About this task
State the number of lines in the records underneath where the word "keep" turns up, and say nothing else.

Record extracts
template <int pz>
__global__ void maxpool3d_fwd_kernel(const bf16* __restrict__ x, bf16* __restrict__ y, int N, int X,
                                     int Y, int Z, int C) {
  FM_PDL_SYNC();
  const int c8n = C >> 3;
  const int Xo = X >> 1, Yo = Y >> 1, Zo = Z / pz;
  const int64_t total = (int64_t)N * Xo * Yo * Zo * c8n;
  int64_t g = (int64_t)blockIdx.x * blockDim.x + threadIdx.x;
  if (g >= total) return;
  const int c8 = (int)(g % c8n);
  int64_t v = g / c8n;
  const int zo = (int)(v % Zo);
  v /= Zo;
  const int yo = (int)(v % Yo);
  v /= Yo;
  const int xo = (int)(v % Xo);
  const int n = (int)(v / Xo);
  __nv_bfloat162 m[4];
  bool first = true;
#pragma unroll
  for (int dx = 0; dx < 2; ++dx)
#pragma unroll
    for (int dy = 0; dy < 2; ++dy)
#pragma unroll
      for (int dz = 0; dz < 2; ++dz) {
        if (dz >= pz) continue;
        const int64_t vi = (((int64_t)n * X + 2 * xo + dx) * Y + 2 * yo + dy) * Z + pz * zo + dz;
        uint4 t = ldg16(x + vi * C + c8 * 8);
        const __nv_bfloat162* h = reinterpret_cast<const __nv_bfloat162*>(&t);
        if (first) {
#pragma unroll
          for (int i = 0; i < 4; ++i) m[i] = h[i];
          first = false;
        } else {
#pragma unroll
          for (int i = 0; i < 4; ++i) m[i] = __hmax2(m[i], h[i]);
        }
      }
  uint4 o;
  __nv_bfloat162* oh = reinterpret_cast<__nv_bfloat162*>(&o);
#pragma unroll
  for (int i = 0; i < 4; ++i) oh[i] = m[i];
  const int64_t vo = (((int64_t)n * Xo + xo) * Yo + yo) * Zo + zo;
  stg16(y + vo * C + c8 * 8, o);
}

template <int pz>
__global__ void __launch_bounds__(kThreads, 4) maxpool3d_bwd_kernel(const bf16* __restrict__ x,
                                                                    const bf16* __restrict__ dy,
                                     const bf16* __restrict__ dskip, bf16* __restrict__ dx, int N,
                                     int X, int Y, int Z, int C, int relu_mask) {
  FM_PDL_SYNC();
  const int c8n = C >> 3;
  const int Xo = X >> 1, Yo = Y >> 1, Zo = Z / pz;
  const int64_t total = (int64_t)N * Xo * Yo * Zo * c8n * 2;
  int64_t g = (int64_t)blockIdx.x * blockDim.x + threadIdx.x;
  const bool live = g < total;
  if (!live) g = total - 2 + (threadIdx.x & 1);
  const int half = (int)(g & 1);
  int64_t v = g >> 1;
  const int c8 = (int)(v % c8n);
  v /= c8n;
  const int zo = (int)(v % Zo);
  v /= Zo;
  const int yo = (int)(v % Yo);
  v /= Yo;
  const int xo = (int)(v % Xo);
  const int n = (int)(v / Xo);
  const int64_t base = ((((int64_t)n * X + 2 * xo + half) * Y + 2 * yo) * Z + pz * zo) * C + c8 * 8;
  const int sy = Z * C;
#define FM_CHILD_OFS(j) (base + (((j) >> 1) * sy + ((j) & 1) * C))
  uint4 xr[4], sk[4];
#pragma unroll
  for (int j = 0; j < 4; ++j) {
    if ((j & 1) < pz) {
      xr[j] = ldg16(x + FM_CHILD_OFS(j));
      sk[j] = dskip != nullptr ? ldg16(dskip + FM_CHILD_OFS(j)) : make_uint4(0u, 0u, 0u, 0u);
    }
  }
  const int64_t vo = (((int64_t)n * Xo + xo) * Yo + yo) * Zo + zo;
  float g8[8];
  unpack8(ldg16(dy + vo * C + c8 * 8), g8);
  float best[8];
  int arg[8];
  unpack8(xr[0], best);
#pragma unroll
  for (int c = 0; c < 8; ++c) arg[c] = 0;
#pragma unroll
  for (int j = 1; j < 4; ++j) {
    if ((j & 1) >= pz) continue;
    float t[8];
    unpack8(xr[j], t);
#pragma unroll
    for (int c = 0; c < 8; ++c)
      if (t[c] > best[c]) {
        best[c] = t[c];
        arg[c] = j;
      }
  }
#pragma unroll
  for (int c = 0; c < 8; ++c) {
    const float other = __shfl_xor_sync(0xffffffffu, best[c], 1);
    const bool mine = half == 0 ? best[c] >= other : best[c] > other;
    if (!mine) arg[c] = -1;
  }
  if (!live) return;
#pragma unroll
  for (int j = 0; j < 4; ++j) {
    if ((j & 1) >= pz) continue;
    float o[8], t[8];
    unpack8(sk[j], o);
    unpack8(xr[j], t);
#pragma unroll
    for (int c = 0; c < 8; ++c) {
      if (arg[c] == j) o[c] += g8[c];
      if (relu_mask && !(t[c] > 0.f)) o[c] = 0.f;
    }
    stg16(dx + FM_CHILD_OFS(j), pack8(o));
  }
#undef FM_CHILD_OFS
}

template <int pz>
__global__ void upsample3d_fwd_kernel(const bf16* __restrict__ x, bf16* __restrict__ y, int N, int X,
                                      int Y, int Z, int C) {
  FM_PDL_SYNC();
  const int c8n = C >> 3;
  const int64_t total = (int64_t)N * X * Y * Z * c8n;
  int64_t g = (int64_t)blockIdx.x * blockDim.x + threadIdx.x;
  if (g >= total) return;
  const int c8 = (int)(g % c8n);
  int64_t v = g / c8n;
  const int z = (int)(v % Z);
  int64_t r = v / Z;
  const int yy = (int)(r % Y);
  r /= Y;
  const int xx = (int)(r % X);
  const int n = (int)(r / X);
  const uint4 t = ldg16(x + v * C + c8 * 8);
  const int X2 = 2 * X, Y2 = 2 * Y, Z2 = pz * Z;
#pragma unroll
  for (int k = 0; k < 8; ++k) {
    const int ddx = k >> 2, ddy = (k >> 1) & 1, ddz = k & 1;
    if (ddz >= pz) continue;
    const int64_t vo = (((int64_t)n * X2 + 2 * xx + ddx) * Y2 + 2 * yy + ddy) * Z2 + pz * z + ddz;
    stg16(y + vo * C + c8 * 8, t);
  }
}
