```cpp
void mlstm_back(lram_engine* e, const Pass& pass, int i, int T, const Slice& sl) {
  const lram_config& c = e->cfg;
  const int D = c.d_model, inner = c.inner, NH = c.n_heads, DH = e->dh(), rows = sl.nb * T;
  const size_t r0 = (size_t)sl.b0 * T;
  const BlockWeights& w = e->bw[i];
  float* X = e->X.p + r0 * D;
  if (gn_fused(e, T)) {
    GemmArgs dn;
    dn.a = e->H.p + r0 * e->icols, dn.lda = inner, dn.w = w.proj_down, dn.ldw = inner, dn.c = X, dn.ldc = D, dn.residual = X;
    dn.m = rows, dn.n = D, dn.k = inner;
    dn.gate = e->U.p + r0 * e->ucols + inner, dn.ldg = 2 * inner;
    gemm(e, dn, sl.s);
    return;
  }
  GroupNormArgs ga;
  ga.h = e->H.p + r0 * e->icols, ga.gamma = w.on_g, ga.beta = w.on_b, ga.skip = w.skip, ga.xa = e->XA.p + r0 * e->icols;
  ga.u = e->U.p + r0 * e->ucols, ga.out = e->G.p + r0 * e->icols, ga.rows = rows, ga.NH = NH, ga.DH = DH, ga.mode = 0;
  ga.eps = c.ln_eps;
  const bool hand_over = e->gn_amax_handover && e->AMX_H.p != nullptr && f16x2_rows(e, rows, D, inner);
  GemmArgs dn;
  dn.a = e->G.p + r0 * e->icols, dn.lda = inner, dn.w = w.proj_down, dn.ldw = inner, dn.c = X, dn.ldc = D, dn.residual = X;
  dn.m = rows, dn.n = D, dn.k = inner;
  const int64_t bt = (int64_t)(e->G.n / e->icols);
  GemmArgs probe;
  const bool planes = hand_over && e->gn_planes && pass.n_slices == 1 && e->gemm_presplit && NH <= 8 && (inner & 31) == 0 && bt * inner * 4 < (1ll << 31) &&
                      f16x2_weight(e, w.proj_down, inner, &probe) && 4 * probe.w2_plane < (1ll << 31);
  if (planes) {
    ga.out = nullptr;
    ga.h2 = reinterpret_cast<uint16_t*>(e->G.p) + r0 * 32, ga.h2_plane = bt * inner, ga.h2_kt = bt * 32, ga.h2_inv = e->AMX_H.p + r0;
    dn.a = nullptr, dn.a2 = ga.h2, dn.a2_plane = ga.h2_plane, dn.a2_kt = ga.h2_kt, dn.a2_inv = ga.h2_inv;
  } else {
    ga.amax = hand_over ? e->AMX_H.p + r0 * NH : nullptr;
    if (hand_over) dn.a_amax = ga.amax, dn.amax_parts = NH;
  }
  launch_group_norm(ga, sl.s);
  gemm(e, dn, sl.s);
}

bool slstm_gates_one_bf16x3(const lram_engine* e, GemmArgs& g4, const BlockWeights& w, const float* XC, const float* XN, float* gates,
                            int Hs) {
  if (!e->use_bf16x3 || !e->slstm_gates_one) return false;
  int64_t plane = -1;
  for (int g = 0; g < 4; ++g) {
    auto it = e->split.find(w.gate_w[g]);
    if (it == e->split.end() || (plane >= 0 && (int64_t)it->second.n != plane)) return false;
    plane = (int64_t)it->second.n;
    g4.a_tab[g] = (g < 2) ? XC : XN, g4.w_tab[g] = w.gate_w[g], g4.c_tab[g] = gates + (int64_t)g * Hs;
    g4.w3_tab[g] = it->second.p;
  }
  g4.w3 = g4.w3_tab[0], g4.w3_plane = plane;
  return gemm_bf16x3_supported(g4) && !gemm_small_m(g4);
}

void slstm_block(lram_engine* e, const Pass& pass, int i, int T, const uint8_t* reset, const Slice& sl) {
  const lram_config& c = e->cfg;
  const int D = c.d_model, NH = c.n_heads, SDH = e->sdh(), F = c.ffn_dim, Hs = D, rows = sl.nb * T;
  const size_t r0 = (size_t)sl.b0 * T, b0 = sl.b0;
  const BlockWeights& w = e->bw[i];
  BlockState& st = e->st[i];
  hipStream_t s = sl.s;
  float* X = e->X.p + r0 * D;
  float* XN = e->XN.p + r0 * D;
  float* XC = e->Q.p + r0 * e->icols;
  float* gates = e->U.p + r0 * e->ucols;
  float* RY = e->RY.p + b0 * 4 * Hs;
  float* Y = e->H.p + r0 * e->icols;
  float* Ubuf = e->U.p + r0 * e->ucols;
  float* Gbuf = e->G.p + r0 * e->icols;
  float* state = st.s0.p + b0 * Hs;
  const uint8_t* hold = pass.hold ? pass.hold + b0 : nullptr;
  launch_row_norm(X, D, XN, D, w.norm_g, w.norm_b, rows, D, c.ln_eps, c.norm_is_rms, s);
  SlstmConvArgs sa;
  sa.xn = XN, sa.conv_state = st.conv.p + b0 * c.conv_k * D, sa.slstm_state = state, sa.conv_w = w.conv_w;
  sa.conv_b = w.conv_b, sa.xc = XC, sa.reset = reset ? reset + b0 : nullptr, sa.B = sl.nb, sa.T = T, sa.D = D;
  sa.K = c.conv_k, sa.state_B = e->B, sa.hold = hold;
  launch_slstm_conv(sa, s);
  GemmArgs g4;
  g4.a = XC, g4.lda = D, g4.sA1 = SDH, g4.w = w.gate_w[0], g4.ldw = SDH, g4.sW1 = (int64_t)SDH * SDH;
  g4.c = gates, g4.ldc = 4 * Hs, g4.sC1 = SDH, g4.m = rows, g4.n = SDH, g4.k = SDH, g4.nb1 = NH, g4.nb2 = 4;
  const bool gates_big = rows <= e->slstm_gates_rows && gemm_skinny_supported(g4) && g4.k <= 128;
  bool tab_aligned = true;
  for (int g = 0; g < 4; ++g)
    tab_aligned = tab_aligned && ((reinterpret_cast<uintptr_t>((g < 2) ? XC : XN) | reinterpret_cast<uintptr_t>(w.gate_w[g])) & 15) == 0;
  if (tab_aligned && (takes_skinny(e, g4) || gates_big)) {
    for (int g = 0; g < 4; ++g)
      g4.a_tab[g] = (g < 2) ? XC : XN, g4.w_tab[g] = w.gate_w[g], g4.c_tab[g] = gates + (int64_t)g * Hs;
    launch_gemm_skinny(g4, s);
    count_gemm(e, 3, g4);
// ... 225 lines not shown
```

lram_amd/csrc/mlstm_front.hip:

```cpp
#include <algorithm>
#include <cstdlib>

#include "common.h"
#include "device_math.h"
#include "xlstm_rules.h"

namespace lram {

namespace {

__global__ __launch_bounds__(256) void gate_coef_kernel(const float* wq, const float* wk, const float* wv, const float* wi,
                                                        const float* wf, int inner, int NH, float* gc) {
  const int gid = blockIdx.x * blockDim.x + threadIdx.x;
  const int ngroups = inner >> 2;
  if (gid >= ngroups * 2 * NH * 4) return;
  const int c = gid & 3, j = (gid >> 2) % (2 * NH), cg = gid / (8 * NH);
  const float* wg = (j < NH ? wi + (int64_t)j * 3 * inner : wf + (int64_t)(j - NH) * 3 * inner) + 4 * cg;
  double a = 0.0, b = 0.0;
  for (int o = 0; o < 4; ++o) {
    a += (double)wg[o] * (double)wq[(int64_t)cg * 16 + o * 4 + c] + (double)wg[inner + o] * (double)wk[(int64_t)cg * 16 + o * 4 + c];
    b += (double)wg[2 * inner + o] * (double)wv[(int64_t)cg * 16 + o * 4 + c];
  }
  gc[((int64_t)cg * 4 * NH + j) * 4 + c] = (float)a;
  gc[((int64_t)cg * 4 * NH + 2 * NH + j) * 4 + c] = (float)b;
}

template <int N, int M>
__device__ __forceinline__ void halve(const float* v, float* r, int lane) {
  const bool up = (lane & M) != 0;
#pragma unroll
  for (int i = 0; i < N; ++i) {
    const float send = up ? v[i] : v[i + N];
    const float keep = up ? v[i + N] : v[i];
    r[i] = keep + __shfl_xor(send, M, 64);
  }
}

constexpr int kNH = 4;
constexpr int kNG = 2 * kNH;

template <int T>
__global__ __launch_bounds__(256) void mlstm_front_kernel(MlstmFrontArgs a) {
  static_assert(T == 3, "the reduction tree below is laid out for 3 tokens x 8 gates");
  __shared__ float red[2][4][T * kNG];
  const int tid = threadIdx.x, lane = tid & 63, wave = tid >> 6;
  const int inner = 4 * 256, c0 = tid << 2, h = wave;
  const int e_begin = blockIdx.x * a.epw, e_end = min(a.B, e_begin + a.epw);
  if (e_begin >= e_end) return;

  float4 cw[4], wq[4], wk[4], gc[2 * kNG];
#pragma unroll
  for (int c = 0; c < 4; ++c) cw[c] = *reinterpret_cast<const float4*>(a.conv_w + (int64_t)(c0 + c) * 4);
  const float4 cb = *reinterpret_cast<const float4*>(a.conv_b + c0);
#pragma unroll
  for (int o = 0; o < 4; ++o) {
    wq[o] = *reinterpret_cast<const float4*>(a.wq + (int64_t)tid * 16 + o * 4);
    wk[o] = *reinterpret_cast<const float4*>(a.wk + (int64_t)tid * 16 + o * 4);
  }
#pragma unroll
  for (int j = 0; j < 2 * kNG; ++j) gc[j] = *reinterpret_cast<const float4*>(a.gc + ((int64_t)tid * 2 * kNG + j) * 4);
  const float bias_i = a.bi[h], bias_f = a.bf[h];
  const float sqrt_dh = 16.f;

  float4 win[4], nst, xm[T];
  float m_in;
  unsigned rsb;
  const uint8_t* rbase = a.reset != nullptr ? a.reset : reinterpret_cast<const uint8_t*>(a.conv_w);
  auto request = [&](int b) {
#pragma unroll
    for (int k = 0; k < 4; ++k) win[k] = *reinterpret_cast<const float4*>(a.conv_state + ((int64_t)b * 4 + k) * inner + c0);
    nst = *reinterpret_cast<const float4*>(a.n_state + (int64_t)b * inner + c0);
#pragma unroll
    for (int t = 0; t < T; ++t) xm[t] = *reinterpret_cast<const float4*>(a.u + ((int64_t)b * T + t) * a.ldu + c0);
    m_in = a.m_state[(int64_t)b * kNH + h];
    rsb = rbase[a.reset != nullptr ? b : 0];
  };
  request(e_begin);

  for (int b = e_begin; b < e_end; ++b) {
    const int buf = (b - e_begin) & 1;
    const unsigned keep = (a.reset != nullptr && rsb != 0) ? 0u : 0xFFFFFFFFu;
    float4 w0 = masked4(win[0], keep), w1 = masked4(win[1], keep), w2 = masked4(win[2], keep), w3 = masked4(win[3], keep);
    float4 n = masked4(nst, keep);
    float m = masked(m_in, keep);
    const float4 x0 = xm[0], x1 = xm[1], x2 = xm[2];

    float4 q[T], k[T];
    float pg[T * kNG];
    auto token = [&](int t, const float4& p0, const float4& p1, const float4& p2, const float4& p3) {
      const float4 xa = conv4_silu(p0, p1, p2, p3, cw, cb);
      *reinterpret_cast<float4*>(a.xa + ((int64_t)b * T + t) * inner + c0) = xa;
      q[t] = block4x4(wq, xa);
      k[t] = block4x4(wk, xa);
#pragma unroll
      for (int j = 0; j < kNG; ++j) pg[t * kNG + j] = dot4(gc[j], xa) + dot4(gc[kNG + j], p3);
    };
    token(0, w1, w2, w3, x0);
    token(1, w2, w3, x0, x1);
    token(2, w3, x0, x1, x2);
    *reinterpret_cast<float4*>(a.conv_state + ((int64_t)b * 4 + 0) * inner + c0) = w3;
    *reinterpret_cast<float4*>(a.conv_state + ((int64_t)b * 4 + 1) * inner + c0) = x0;
    *reinterpret_cast<float4*>(a.conv_state + ((int64_t)b * 4 + 2) * inner + c0) = x1;
    *reinterpret_cast<float4*>(a.conv_state + ((int64_t)b * 4 + 3) * inner + c0) = x2;

    request(min(b + 1, e_end - 1));

    float r12[12], r6[6], r3[3];
    halve<12, 32>(pg, r12, lane);
    halve<6, 16>(r12, r6, lane);
    halve<3, 8>(r6, r3, lane);
#pragma unroll
    for (int i = 0; i < 3; ++i) {
      r3[i] += __shfl_xor(r3[i], 4, 64);
      r3[i] += __shfl_xor(r3[i], 2, 64);
      r3[i] += __shfl_xor(r3[i], 1, 64);
    }
    if ((lane & 7) == 0) {
      const int idx = ((lane & 32) ? 12 : 0) + ((lane & 16) ? 6 : 0) + ((lane & 8) ? 3 : 0);
#pragma unroll
      for (int i = 0; i < 3; ++i) red[buf][wave][idx + i] = r3[i];
    }
    __syncthreads();

    float f[T], ig[T], mt[T];
#pragma unroll
    for (int t = 0; t < T; ++t) {
      const float gi = red[buf][0][t * kNG + h] + red[buf][1][t * kNG + h] + red[buf][2][t * kNG + h] + red[buf][3][t * kNG + h] + bias_i;
      const float gf = red[buf][0][t * kNG + kNH + h] + red[buf][1][t * kNG + kNH + h] + red[buf][2][t * kNG + kNH + h] +
                       red[buf][3][t * kNG + kNH + h] + bias_f;
      const MlstmGate g = mlstm_gate_step(gi, gf, m);
      f[t] = g.f;
      ig[t] = g.i;
      mt[t] = m = g.m;
    }
    float d[T];
#pragma unroll
    for (int t = 0; t < T; ++t) {
      n = mlstm_n_step(n, f[t], ig[t], k[t], sqrt_dh);
      d[t] = wave_sum(dot4(q[t], n));
    }
    *reinterpret_cast<float4*>(a.n_state + (int64_t)b * inner + c0) = n;
    if (lane == 0) {
      a.m_state[(int64_t)b * kNH + h] = m;
#pragma unroll
      for (int t = 0; t < T; ++t) {
        *reinterpret_cast<float4*>(a.scal + (((int64_t)b * T + t) * kNH + h) * 4) =
            make_float4(f[t], ig[t], mlstm_denominator(d[t], mt[t]), mt[t]);
      }
    }
  }
}

}
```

Problem solution
6